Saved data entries
============================================================

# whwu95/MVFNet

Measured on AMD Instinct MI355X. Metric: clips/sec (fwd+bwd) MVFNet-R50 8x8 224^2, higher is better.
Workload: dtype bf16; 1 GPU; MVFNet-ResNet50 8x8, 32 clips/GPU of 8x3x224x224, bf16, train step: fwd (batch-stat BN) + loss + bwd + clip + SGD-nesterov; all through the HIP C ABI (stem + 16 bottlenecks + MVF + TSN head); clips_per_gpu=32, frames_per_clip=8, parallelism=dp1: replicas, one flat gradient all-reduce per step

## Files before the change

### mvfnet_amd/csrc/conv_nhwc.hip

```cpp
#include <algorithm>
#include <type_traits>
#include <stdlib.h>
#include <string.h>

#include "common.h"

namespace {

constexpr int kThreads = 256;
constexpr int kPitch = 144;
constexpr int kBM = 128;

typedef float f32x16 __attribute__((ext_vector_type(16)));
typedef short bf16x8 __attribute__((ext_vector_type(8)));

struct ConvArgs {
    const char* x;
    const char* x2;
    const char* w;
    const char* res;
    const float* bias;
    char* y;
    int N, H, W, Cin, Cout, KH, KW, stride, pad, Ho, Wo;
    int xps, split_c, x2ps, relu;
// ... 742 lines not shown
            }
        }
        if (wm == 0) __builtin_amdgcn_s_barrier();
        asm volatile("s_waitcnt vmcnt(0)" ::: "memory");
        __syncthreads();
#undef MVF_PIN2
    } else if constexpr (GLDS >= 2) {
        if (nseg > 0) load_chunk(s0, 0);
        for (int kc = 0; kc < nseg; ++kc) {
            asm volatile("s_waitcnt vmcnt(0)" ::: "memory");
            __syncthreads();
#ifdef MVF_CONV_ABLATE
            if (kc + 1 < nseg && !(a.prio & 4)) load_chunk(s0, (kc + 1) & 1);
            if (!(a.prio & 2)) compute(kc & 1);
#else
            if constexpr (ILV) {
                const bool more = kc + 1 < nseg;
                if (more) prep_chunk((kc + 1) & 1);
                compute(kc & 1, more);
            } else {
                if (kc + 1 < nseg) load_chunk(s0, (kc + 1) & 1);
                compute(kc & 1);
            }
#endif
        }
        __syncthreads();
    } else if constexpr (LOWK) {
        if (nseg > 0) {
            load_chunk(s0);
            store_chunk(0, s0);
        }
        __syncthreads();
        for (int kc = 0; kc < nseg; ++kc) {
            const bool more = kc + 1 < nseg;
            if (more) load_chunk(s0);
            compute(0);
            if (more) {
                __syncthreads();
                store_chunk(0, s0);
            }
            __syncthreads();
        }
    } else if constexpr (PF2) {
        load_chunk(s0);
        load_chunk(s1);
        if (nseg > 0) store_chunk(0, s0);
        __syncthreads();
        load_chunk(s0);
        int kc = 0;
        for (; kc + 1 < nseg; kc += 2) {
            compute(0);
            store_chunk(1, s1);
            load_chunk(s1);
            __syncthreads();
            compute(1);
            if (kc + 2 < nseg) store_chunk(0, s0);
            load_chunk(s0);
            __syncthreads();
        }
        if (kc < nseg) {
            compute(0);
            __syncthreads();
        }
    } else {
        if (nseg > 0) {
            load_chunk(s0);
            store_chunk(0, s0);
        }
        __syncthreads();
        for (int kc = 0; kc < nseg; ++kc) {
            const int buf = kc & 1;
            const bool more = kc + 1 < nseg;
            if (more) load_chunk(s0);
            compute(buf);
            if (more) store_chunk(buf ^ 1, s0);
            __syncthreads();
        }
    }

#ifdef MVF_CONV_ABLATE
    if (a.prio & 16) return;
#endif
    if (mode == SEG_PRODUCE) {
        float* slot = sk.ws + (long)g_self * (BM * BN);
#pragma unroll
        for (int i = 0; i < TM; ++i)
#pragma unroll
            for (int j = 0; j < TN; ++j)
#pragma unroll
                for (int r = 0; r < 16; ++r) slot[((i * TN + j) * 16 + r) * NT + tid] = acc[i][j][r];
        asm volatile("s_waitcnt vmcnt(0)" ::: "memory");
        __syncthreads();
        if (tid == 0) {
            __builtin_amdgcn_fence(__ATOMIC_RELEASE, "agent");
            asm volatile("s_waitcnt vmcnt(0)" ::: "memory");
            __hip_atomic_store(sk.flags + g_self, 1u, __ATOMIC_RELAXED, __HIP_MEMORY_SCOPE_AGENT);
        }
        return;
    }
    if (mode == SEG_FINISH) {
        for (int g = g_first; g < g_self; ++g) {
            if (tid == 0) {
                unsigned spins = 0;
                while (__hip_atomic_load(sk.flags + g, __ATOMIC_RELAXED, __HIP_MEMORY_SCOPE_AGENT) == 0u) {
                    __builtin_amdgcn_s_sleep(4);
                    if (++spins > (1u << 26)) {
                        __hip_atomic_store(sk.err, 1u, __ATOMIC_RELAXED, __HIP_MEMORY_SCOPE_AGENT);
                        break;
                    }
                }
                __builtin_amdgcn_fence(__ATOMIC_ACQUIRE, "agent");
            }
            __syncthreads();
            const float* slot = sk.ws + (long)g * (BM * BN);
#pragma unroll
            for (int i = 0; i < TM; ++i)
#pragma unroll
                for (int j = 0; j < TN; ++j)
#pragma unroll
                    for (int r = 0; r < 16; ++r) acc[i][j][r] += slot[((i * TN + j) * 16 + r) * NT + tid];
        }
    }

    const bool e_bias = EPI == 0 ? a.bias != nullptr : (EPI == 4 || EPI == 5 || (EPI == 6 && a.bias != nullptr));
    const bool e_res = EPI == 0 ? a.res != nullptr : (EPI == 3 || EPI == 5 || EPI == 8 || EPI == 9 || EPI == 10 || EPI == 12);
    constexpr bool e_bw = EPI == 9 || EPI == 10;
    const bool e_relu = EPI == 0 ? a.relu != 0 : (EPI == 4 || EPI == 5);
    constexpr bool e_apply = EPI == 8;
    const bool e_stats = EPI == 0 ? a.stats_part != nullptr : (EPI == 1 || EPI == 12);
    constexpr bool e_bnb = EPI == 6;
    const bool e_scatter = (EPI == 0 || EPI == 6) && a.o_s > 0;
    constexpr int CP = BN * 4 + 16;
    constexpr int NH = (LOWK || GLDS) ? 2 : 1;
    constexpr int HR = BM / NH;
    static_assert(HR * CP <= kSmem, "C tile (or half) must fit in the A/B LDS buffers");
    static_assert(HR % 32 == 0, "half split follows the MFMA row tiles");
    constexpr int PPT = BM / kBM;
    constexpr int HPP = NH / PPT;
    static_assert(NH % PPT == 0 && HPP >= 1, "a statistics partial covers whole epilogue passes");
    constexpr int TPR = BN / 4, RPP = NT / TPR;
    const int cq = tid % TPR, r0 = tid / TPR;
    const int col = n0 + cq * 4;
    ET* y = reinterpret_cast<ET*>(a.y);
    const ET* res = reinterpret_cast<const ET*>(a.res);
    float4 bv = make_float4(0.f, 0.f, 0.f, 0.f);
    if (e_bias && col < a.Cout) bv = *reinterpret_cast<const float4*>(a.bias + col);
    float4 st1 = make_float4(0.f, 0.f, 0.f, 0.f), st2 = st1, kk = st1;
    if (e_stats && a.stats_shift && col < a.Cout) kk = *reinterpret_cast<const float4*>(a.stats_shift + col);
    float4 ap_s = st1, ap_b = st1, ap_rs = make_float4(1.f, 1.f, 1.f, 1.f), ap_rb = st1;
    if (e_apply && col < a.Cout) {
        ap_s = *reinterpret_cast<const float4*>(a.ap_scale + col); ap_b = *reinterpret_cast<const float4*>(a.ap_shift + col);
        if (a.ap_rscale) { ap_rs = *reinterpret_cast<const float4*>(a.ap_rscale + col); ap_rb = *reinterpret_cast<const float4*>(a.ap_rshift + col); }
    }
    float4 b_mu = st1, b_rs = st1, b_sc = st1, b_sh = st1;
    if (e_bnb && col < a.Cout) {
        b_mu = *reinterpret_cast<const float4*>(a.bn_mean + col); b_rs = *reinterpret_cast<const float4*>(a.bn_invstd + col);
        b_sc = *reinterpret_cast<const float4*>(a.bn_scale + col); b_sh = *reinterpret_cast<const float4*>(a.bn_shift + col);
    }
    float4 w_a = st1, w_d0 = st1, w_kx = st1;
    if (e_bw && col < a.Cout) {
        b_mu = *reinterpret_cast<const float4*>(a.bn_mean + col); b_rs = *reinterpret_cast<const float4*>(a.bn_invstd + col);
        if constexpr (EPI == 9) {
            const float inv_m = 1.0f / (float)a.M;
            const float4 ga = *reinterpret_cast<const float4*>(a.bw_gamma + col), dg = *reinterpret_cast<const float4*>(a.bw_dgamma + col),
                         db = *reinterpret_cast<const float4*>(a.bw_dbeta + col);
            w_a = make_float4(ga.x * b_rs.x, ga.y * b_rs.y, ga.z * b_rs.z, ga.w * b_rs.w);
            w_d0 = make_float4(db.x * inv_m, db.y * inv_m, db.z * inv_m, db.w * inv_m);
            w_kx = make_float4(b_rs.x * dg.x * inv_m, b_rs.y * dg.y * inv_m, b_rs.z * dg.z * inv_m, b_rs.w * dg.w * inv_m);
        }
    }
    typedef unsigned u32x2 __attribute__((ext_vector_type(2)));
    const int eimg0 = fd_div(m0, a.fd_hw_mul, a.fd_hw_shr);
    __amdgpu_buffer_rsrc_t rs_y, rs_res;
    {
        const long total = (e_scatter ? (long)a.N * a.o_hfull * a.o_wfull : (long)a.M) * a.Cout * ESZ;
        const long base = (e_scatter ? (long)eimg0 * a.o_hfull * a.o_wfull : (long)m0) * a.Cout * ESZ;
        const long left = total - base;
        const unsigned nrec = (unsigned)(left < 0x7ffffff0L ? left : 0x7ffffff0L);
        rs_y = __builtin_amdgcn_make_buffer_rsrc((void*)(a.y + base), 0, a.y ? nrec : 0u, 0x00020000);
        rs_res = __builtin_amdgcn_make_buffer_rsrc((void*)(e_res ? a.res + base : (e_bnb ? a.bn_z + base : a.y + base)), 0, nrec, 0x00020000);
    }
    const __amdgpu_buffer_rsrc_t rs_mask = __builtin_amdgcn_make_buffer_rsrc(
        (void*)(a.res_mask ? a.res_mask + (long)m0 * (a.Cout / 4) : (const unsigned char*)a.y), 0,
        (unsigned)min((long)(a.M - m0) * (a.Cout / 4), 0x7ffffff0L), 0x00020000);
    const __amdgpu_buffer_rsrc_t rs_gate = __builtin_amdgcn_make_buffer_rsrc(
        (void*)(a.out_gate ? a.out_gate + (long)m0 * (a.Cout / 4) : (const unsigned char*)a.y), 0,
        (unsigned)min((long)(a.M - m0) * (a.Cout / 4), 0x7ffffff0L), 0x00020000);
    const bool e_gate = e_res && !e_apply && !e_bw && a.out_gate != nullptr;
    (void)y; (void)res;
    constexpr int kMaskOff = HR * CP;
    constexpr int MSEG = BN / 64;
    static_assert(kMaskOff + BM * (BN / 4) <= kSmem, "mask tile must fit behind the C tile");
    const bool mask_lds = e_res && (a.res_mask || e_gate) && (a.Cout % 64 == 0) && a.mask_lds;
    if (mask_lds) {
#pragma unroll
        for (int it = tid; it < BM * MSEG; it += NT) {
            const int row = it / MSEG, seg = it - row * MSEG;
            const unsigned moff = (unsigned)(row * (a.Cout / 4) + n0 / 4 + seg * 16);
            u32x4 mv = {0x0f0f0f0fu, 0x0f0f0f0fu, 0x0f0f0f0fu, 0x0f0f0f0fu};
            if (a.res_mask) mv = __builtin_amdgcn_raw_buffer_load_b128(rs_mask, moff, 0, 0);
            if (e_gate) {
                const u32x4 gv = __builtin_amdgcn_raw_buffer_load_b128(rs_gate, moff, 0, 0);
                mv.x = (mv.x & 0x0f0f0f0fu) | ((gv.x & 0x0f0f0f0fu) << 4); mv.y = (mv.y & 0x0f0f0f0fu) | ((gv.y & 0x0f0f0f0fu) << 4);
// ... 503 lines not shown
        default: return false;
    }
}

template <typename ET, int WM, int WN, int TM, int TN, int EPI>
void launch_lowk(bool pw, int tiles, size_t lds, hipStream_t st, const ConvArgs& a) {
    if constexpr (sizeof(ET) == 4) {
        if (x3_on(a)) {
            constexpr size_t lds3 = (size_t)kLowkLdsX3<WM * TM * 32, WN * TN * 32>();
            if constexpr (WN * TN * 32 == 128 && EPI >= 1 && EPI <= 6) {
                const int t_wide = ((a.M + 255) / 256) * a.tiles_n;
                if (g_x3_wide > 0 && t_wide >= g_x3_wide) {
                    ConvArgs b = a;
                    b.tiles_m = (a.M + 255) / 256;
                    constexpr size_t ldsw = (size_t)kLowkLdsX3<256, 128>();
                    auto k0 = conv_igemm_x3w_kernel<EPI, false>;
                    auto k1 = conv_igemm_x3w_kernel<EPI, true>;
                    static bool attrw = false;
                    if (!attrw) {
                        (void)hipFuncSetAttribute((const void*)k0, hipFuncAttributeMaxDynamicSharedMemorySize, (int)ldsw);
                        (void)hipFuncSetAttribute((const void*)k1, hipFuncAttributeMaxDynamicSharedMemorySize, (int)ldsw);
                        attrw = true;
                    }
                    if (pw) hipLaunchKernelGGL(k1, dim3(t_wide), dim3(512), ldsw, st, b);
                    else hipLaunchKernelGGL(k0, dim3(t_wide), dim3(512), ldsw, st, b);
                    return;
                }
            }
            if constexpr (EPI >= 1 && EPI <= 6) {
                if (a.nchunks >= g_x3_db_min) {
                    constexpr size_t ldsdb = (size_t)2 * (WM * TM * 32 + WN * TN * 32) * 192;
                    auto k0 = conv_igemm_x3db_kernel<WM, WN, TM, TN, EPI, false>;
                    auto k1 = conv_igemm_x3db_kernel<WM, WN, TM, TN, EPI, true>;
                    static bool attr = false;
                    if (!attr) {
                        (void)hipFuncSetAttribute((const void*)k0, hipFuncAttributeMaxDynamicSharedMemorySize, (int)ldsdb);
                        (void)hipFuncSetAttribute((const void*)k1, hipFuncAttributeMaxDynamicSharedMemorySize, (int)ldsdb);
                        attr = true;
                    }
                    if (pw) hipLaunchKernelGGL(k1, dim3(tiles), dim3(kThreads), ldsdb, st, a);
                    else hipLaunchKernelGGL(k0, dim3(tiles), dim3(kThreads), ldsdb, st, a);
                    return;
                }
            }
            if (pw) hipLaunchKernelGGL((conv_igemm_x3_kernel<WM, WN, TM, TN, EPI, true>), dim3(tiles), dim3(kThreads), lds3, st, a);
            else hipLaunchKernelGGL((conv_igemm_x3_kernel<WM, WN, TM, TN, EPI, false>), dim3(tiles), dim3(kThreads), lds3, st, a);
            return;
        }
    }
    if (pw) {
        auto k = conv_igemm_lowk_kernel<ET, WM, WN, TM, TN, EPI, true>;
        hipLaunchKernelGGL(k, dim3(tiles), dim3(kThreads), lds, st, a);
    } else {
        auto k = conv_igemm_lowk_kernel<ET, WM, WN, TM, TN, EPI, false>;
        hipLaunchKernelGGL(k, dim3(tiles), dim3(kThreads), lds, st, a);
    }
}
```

============================================================

§ Your goal
Restate verbatim all lines from the start of the data through the line containing "Workload: dtype bf16;", with both ends kept.

§ Answer box
# whwu95/MVFNet

Measured on AMD Instinct MI355X. Metric: clips/sec (fwd+bwd) MVFNet-R50 8x8 224^2, higher is better.
Workload: dtype bf16; 1 GPU; MVFNet-ResNet50 8x8, 32 clips/GPU of 8x3x224x224, bf16, train step: fwd (batch-stat BN) + loss + bwd + clip + SGD-nesterov; all through the HIP C ABI (stem + 16 bottlenecks + MVF + TSN head); clips_per_gpu=32, frames_per_clip=8, parallelism=dp1: replicas, one flat gradient all-reduce per step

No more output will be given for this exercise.